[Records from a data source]
==============================

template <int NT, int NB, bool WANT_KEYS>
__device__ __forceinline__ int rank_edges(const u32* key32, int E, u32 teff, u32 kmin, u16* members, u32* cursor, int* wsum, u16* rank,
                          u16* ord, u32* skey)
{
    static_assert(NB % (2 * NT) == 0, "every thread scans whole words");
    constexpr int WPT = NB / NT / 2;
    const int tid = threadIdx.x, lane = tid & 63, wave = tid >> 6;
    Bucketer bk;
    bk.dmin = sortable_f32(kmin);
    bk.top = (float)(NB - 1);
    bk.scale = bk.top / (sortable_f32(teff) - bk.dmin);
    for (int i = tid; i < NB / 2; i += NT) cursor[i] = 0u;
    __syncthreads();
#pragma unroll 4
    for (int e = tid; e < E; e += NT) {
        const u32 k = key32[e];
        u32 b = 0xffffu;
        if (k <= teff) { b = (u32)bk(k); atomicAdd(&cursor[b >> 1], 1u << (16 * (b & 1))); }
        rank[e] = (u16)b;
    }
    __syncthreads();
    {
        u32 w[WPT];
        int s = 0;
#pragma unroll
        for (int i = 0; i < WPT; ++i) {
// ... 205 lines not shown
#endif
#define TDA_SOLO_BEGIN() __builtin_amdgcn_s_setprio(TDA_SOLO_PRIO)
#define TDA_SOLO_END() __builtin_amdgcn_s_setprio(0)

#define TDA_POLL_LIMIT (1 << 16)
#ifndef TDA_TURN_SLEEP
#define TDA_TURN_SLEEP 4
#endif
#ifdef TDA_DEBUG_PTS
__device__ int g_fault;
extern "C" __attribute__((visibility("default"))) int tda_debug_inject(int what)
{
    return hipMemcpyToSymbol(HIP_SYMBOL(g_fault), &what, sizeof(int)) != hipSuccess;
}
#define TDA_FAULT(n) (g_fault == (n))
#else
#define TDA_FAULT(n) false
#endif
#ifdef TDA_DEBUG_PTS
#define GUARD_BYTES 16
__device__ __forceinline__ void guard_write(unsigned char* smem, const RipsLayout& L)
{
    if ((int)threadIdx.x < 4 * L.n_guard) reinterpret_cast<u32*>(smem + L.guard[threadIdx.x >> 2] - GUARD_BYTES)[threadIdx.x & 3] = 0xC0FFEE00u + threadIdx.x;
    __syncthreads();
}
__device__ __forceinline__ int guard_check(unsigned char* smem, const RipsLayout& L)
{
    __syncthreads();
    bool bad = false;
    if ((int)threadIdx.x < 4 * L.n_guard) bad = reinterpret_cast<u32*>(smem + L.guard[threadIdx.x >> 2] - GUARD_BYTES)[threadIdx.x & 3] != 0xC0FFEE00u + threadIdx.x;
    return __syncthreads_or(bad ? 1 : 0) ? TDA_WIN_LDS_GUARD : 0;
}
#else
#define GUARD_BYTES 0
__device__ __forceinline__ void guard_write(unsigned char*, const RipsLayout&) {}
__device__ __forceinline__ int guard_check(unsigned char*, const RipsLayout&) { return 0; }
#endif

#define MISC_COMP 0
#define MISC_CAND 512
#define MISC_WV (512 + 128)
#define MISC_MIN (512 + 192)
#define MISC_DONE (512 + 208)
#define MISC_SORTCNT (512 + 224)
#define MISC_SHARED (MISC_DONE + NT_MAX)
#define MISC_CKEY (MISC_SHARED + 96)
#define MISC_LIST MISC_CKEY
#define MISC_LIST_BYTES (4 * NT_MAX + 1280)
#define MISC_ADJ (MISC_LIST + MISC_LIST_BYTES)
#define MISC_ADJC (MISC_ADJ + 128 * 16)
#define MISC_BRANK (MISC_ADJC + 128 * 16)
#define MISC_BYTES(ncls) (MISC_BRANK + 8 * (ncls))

==============================

Consider the entries above and return each line with the string "teff".

__device__ __forceinline__ int rank_edges(const u32* key32, int E, u32 teff, u32 kmin, u16* members, u32* cursor, int* wsum, u16* rank,
    bk.scale = bk.top / (sortable_f32(teff) - bk.dmin);
        if (k <= teff) { b = (u32)bk(k); atomicAdd(&cursor[b >> 1], 1u << (16 * (b & 1))); }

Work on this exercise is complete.